[Collected data entries]

►

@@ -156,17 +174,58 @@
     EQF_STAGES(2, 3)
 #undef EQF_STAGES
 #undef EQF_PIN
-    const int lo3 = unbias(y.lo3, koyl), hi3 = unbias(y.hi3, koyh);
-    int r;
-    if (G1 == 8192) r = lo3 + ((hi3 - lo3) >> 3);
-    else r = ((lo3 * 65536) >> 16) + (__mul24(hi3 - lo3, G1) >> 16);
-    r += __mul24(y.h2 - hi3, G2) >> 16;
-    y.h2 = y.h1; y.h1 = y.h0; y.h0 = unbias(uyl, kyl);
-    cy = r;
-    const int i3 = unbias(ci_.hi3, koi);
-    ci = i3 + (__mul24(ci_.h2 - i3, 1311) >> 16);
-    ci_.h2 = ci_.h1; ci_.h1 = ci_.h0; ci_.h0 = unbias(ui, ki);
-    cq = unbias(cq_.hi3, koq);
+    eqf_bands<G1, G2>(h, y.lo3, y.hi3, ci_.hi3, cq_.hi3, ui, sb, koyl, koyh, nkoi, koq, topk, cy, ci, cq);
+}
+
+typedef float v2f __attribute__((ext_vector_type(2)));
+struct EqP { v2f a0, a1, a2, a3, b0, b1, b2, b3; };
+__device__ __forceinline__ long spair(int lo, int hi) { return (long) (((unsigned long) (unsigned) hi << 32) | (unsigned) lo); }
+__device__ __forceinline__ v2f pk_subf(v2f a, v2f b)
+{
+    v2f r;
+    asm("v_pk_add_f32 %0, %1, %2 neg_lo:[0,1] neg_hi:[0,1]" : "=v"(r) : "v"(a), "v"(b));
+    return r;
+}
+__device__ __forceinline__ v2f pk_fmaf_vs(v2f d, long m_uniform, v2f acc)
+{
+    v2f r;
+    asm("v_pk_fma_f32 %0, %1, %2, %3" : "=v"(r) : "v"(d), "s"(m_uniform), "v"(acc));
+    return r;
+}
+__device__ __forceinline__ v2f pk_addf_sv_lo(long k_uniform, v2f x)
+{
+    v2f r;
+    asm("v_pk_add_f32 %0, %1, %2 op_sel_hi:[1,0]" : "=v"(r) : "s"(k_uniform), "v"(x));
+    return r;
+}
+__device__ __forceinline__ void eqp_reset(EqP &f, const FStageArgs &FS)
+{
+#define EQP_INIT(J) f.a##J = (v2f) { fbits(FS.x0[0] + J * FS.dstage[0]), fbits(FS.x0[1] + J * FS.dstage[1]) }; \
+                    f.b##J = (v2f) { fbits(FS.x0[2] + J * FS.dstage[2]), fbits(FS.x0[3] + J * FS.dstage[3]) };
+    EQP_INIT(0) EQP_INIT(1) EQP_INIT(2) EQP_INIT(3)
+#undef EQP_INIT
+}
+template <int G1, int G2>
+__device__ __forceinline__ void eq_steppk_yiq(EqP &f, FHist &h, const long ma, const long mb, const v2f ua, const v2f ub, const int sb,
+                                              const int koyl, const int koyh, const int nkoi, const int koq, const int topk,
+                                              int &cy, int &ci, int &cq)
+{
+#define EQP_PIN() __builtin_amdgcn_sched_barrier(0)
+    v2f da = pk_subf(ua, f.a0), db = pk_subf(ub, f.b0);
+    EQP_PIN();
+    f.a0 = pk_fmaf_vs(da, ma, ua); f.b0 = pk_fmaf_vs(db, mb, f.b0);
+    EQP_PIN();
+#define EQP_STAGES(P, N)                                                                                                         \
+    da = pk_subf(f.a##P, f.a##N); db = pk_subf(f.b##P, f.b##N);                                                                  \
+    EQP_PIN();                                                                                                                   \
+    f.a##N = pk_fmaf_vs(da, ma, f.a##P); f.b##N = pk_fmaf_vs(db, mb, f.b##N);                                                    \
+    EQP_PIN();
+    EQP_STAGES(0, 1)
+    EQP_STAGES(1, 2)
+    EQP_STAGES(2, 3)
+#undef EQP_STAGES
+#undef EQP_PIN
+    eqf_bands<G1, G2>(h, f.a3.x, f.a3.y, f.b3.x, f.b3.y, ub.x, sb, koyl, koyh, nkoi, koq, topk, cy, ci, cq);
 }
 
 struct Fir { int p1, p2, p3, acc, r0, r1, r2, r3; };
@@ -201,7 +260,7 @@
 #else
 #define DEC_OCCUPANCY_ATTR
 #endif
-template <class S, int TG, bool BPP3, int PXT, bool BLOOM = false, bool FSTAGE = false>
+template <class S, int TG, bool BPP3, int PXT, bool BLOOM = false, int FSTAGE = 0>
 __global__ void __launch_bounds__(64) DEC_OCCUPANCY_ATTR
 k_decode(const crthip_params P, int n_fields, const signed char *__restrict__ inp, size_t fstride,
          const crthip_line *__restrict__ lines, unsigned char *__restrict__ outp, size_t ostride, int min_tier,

◄
►

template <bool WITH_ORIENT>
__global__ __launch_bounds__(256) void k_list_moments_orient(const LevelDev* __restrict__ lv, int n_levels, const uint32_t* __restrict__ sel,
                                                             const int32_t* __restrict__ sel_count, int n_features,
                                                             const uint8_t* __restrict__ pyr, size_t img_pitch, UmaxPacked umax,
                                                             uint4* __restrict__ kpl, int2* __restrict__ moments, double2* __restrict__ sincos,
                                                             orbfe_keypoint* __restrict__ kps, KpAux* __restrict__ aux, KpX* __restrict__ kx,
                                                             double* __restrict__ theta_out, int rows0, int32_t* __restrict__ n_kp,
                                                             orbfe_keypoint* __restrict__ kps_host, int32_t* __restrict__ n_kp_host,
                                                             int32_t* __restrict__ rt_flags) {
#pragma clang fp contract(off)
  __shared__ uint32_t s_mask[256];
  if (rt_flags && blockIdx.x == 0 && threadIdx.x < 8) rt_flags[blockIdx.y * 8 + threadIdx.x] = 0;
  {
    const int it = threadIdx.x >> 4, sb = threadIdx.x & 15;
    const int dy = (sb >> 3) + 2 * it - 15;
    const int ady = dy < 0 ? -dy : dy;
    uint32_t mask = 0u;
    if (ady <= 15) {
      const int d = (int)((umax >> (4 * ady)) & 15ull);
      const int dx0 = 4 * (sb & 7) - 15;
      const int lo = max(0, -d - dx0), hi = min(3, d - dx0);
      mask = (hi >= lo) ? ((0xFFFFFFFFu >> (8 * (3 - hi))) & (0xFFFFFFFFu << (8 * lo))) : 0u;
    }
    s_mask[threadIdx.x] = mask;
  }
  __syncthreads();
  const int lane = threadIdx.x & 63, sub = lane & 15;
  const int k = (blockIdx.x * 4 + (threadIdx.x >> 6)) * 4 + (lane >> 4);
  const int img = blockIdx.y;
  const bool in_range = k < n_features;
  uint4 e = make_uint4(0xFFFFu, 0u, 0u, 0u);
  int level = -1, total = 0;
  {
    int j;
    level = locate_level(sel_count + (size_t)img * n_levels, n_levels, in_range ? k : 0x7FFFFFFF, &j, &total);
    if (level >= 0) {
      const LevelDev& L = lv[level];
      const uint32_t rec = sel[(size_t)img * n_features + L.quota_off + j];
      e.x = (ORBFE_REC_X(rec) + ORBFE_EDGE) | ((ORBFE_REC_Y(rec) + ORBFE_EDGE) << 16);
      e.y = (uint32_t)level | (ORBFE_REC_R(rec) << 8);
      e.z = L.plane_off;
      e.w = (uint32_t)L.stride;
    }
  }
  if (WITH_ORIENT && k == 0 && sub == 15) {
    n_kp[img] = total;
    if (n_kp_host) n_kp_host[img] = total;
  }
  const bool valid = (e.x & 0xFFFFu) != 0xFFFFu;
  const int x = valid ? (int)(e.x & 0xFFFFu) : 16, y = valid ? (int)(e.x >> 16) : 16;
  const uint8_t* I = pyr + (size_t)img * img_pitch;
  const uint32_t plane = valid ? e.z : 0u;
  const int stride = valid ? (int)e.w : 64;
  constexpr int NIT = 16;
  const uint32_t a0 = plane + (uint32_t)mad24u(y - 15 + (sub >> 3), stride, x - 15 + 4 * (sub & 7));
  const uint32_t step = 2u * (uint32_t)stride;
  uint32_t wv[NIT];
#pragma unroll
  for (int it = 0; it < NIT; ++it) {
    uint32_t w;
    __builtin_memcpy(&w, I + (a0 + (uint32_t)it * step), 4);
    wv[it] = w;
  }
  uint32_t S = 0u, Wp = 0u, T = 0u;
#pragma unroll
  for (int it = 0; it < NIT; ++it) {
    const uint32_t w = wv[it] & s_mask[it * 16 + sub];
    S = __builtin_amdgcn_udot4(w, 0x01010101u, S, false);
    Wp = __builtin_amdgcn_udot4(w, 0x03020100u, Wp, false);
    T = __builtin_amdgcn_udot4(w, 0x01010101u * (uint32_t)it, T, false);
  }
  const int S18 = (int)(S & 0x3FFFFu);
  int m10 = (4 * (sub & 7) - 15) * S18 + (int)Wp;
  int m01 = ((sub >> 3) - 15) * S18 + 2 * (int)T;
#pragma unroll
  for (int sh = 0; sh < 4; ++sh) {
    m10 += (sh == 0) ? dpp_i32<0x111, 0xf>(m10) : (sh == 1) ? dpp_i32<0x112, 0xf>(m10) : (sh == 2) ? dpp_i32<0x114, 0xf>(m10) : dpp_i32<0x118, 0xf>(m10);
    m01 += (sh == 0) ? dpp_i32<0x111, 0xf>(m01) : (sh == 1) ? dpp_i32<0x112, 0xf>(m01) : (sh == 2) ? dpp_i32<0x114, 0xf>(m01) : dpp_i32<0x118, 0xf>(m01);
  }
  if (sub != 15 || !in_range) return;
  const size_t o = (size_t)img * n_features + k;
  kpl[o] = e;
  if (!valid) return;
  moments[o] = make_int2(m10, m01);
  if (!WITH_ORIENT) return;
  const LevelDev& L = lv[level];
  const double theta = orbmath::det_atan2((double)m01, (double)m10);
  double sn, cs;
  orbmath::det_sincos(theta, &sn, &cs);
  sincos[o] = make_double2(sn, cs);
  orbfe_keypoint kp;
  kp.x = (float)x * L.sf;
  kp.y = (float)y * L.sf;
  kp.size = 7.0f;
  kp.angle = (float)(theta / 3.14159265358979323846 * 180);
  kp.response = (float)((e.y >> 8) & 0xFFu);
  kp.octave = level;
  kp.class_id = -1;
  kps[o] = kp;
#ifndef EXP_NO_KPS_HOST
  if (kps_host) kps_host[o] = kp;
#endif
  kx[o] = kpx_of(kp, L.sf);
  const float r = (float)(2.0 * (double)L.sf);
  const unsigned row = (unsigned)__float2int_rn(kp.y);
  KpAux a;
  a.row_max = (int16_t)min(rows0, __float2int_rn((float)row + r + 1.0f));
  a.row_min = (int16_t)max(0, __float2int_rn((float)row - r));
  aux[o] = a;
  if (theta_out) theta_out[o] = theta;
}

◄
►

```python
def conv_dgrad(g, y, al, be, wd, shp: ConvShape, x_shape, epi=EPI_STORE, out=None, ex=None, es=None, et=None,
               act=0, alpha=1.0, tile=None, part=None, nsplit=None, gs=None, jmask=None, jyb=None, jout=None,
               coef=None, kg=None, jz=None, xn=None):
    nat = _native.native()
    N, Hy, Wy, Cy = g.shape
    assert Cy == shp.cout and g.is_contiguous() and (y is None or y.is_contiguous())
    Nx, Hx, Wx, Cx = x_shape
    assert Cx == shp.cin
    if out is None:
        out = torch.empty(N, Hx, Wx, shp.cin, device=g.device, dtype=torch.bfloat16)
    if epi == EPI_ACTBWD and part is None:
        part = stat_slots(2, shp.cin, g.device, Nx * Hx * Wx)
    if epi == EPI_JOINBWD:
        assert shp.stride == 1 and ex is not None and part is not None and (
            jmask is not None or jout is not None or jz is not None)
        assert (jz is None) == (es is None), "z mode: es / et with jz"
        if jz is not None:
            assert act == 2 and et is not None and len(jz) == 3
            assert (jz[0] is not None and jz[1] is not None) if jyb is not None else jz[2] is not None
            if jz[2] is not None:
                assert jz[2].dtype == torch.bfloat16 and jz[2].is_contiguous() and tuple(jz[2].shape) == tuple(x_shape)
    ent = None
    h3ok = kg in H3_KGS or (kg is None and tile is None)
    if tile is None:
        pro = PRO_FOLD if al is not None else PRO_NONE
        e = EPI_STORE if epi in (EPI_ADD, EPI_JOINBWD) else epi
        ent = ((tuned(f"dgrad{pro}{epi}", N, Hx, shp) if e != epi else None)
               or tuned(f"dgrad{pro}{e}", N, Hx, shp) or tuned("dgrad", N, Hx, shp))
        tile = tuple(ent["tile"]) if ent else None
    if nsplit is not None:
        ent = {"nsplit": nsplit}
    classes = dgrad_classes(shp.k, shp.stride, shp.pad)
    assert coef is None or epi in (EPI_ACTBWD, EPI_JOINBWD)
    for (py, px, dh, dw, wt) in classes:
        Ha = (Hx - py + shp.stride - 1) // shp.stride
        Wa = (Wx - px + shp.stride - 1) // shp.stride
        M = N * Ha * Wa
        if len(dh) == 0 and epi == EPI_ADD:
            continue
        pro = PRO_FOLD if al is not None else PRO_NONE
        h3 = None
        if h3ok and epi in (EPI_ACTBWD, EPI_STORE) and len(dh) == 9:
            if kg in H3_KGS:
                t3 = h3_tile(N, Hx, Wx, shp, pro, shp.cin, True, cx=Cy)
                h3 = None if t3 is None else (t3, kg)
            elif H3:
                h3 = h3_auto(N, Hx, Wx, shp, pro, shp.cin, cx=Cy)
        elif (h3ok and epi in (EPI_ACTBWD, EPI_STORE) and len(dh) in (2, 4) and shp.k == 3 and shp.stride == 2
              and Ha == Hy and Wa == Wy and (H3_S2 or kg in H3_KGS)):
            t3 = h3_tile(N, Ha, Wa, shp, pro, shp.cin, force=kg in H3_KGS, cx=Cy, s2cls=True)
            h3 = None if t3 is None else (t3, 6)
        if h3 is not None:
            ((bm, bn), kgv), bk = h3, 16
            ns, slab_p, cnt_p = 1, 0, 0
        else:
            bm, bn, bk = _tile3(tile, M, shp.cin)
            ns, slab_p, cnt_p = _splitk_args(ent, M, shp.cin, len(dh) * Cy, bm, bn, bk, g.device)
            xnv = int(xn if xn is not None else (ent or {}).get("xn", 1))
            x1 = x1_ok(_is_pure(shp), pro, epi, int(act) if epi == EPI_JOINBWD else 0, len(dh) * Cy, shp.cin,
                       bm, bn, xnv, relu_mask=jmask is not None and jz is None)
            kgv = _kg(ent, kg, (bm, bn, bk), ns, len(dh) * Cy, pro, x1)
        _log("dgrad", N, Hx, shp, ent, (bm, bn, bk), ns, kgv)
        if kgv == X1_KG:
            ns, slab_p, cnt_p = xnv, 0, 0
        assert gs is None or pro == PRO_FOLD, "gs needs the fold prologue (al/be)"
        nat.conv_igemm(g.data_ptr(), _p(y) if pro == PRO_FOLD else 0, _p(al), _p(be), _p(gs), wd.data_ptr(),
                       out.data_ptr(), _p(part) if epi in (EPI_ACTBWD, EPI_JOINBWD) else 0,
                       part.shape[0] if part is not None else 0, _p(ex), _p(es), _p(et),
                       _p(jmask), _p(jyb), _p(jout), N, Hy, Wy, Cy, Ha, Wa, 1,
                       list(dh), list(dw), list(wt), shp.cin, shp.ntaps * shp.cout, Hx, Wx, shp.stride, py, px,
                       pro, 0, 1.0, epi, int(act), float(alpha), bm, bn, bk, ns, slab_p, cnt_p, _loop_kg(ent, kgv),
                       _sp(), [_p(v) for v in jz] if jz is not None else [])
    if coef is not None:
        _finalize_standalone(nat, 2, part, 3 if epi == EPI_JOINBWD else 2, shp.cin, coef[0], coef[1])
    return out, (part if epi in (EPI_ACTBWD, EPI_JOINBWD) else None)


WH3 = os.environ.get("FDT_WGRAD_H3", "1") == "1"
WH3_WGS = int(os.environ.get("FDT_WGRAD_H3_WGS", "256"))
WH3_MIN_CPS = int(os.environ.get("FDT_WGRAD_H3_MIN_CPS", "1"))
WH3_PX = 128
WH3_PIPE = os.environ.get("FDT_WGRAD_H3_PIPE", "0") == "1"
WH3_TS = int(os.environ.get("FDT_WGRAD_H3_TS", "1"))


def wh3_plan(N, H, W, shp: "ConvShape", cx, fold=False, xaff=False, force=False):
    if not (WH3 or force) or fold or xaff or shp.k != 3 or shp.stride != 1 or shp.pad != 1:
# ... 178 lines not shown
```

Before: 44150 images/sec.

◄

• **GOAL OF THE EXERCISE**: Start with the line above that contains "#undef EQF_STAGES" and end with the line that contains "b1, b2, b3;". Write out those lines exactly, and only those.

• **REPLY TO THE EXERCISE**:
 #undef EQF_STAGES
 #undef EQF_PIN
-    const int lo3 = unbias(y.lo3, koyl), hi3 = unbias(y.hi3, koyh);
-    int r;
-    if (G1 == 8192) r = lo3 + ((hi3 - lo3) >> 3);
-    else r = ((lo3 * 65536) >> 16) + (__mul24(hi3 - lo3, G1) >> 16);
-    r += __mul24(y.h2 - hi3, G2) >> 16;
-    y.h2 = y.h1; y.h1 = y.h0; y.h0 = unbias(uyl, kyl);
-    cy = r;
-    const int i3 = unbias(ci_.hi3, koi);
-    ci = i3 + (__mul24(ci_.h2 - i3, 1311) >> 16);
-    ci_.h2 = ci_.h1; ci_.h1 = ci_.h0; ci_.h0 = unbias(ui, ki);
-    cq = unbias(cq_.hi3, koq);
+    eqf_bands<G1, G2>(h, y.lo3, y.hi3, ci_.hi3, cq_.hi3, ui, sb, koyl, koyh, nkoi, koq, topk, cy, ci, cq);
+}
+
+typedef float v2f __attribute__((ext_vector_type(2)));
+struct EqP { v2f a0, a1, a2, a3, b0, b1, b2, b3; };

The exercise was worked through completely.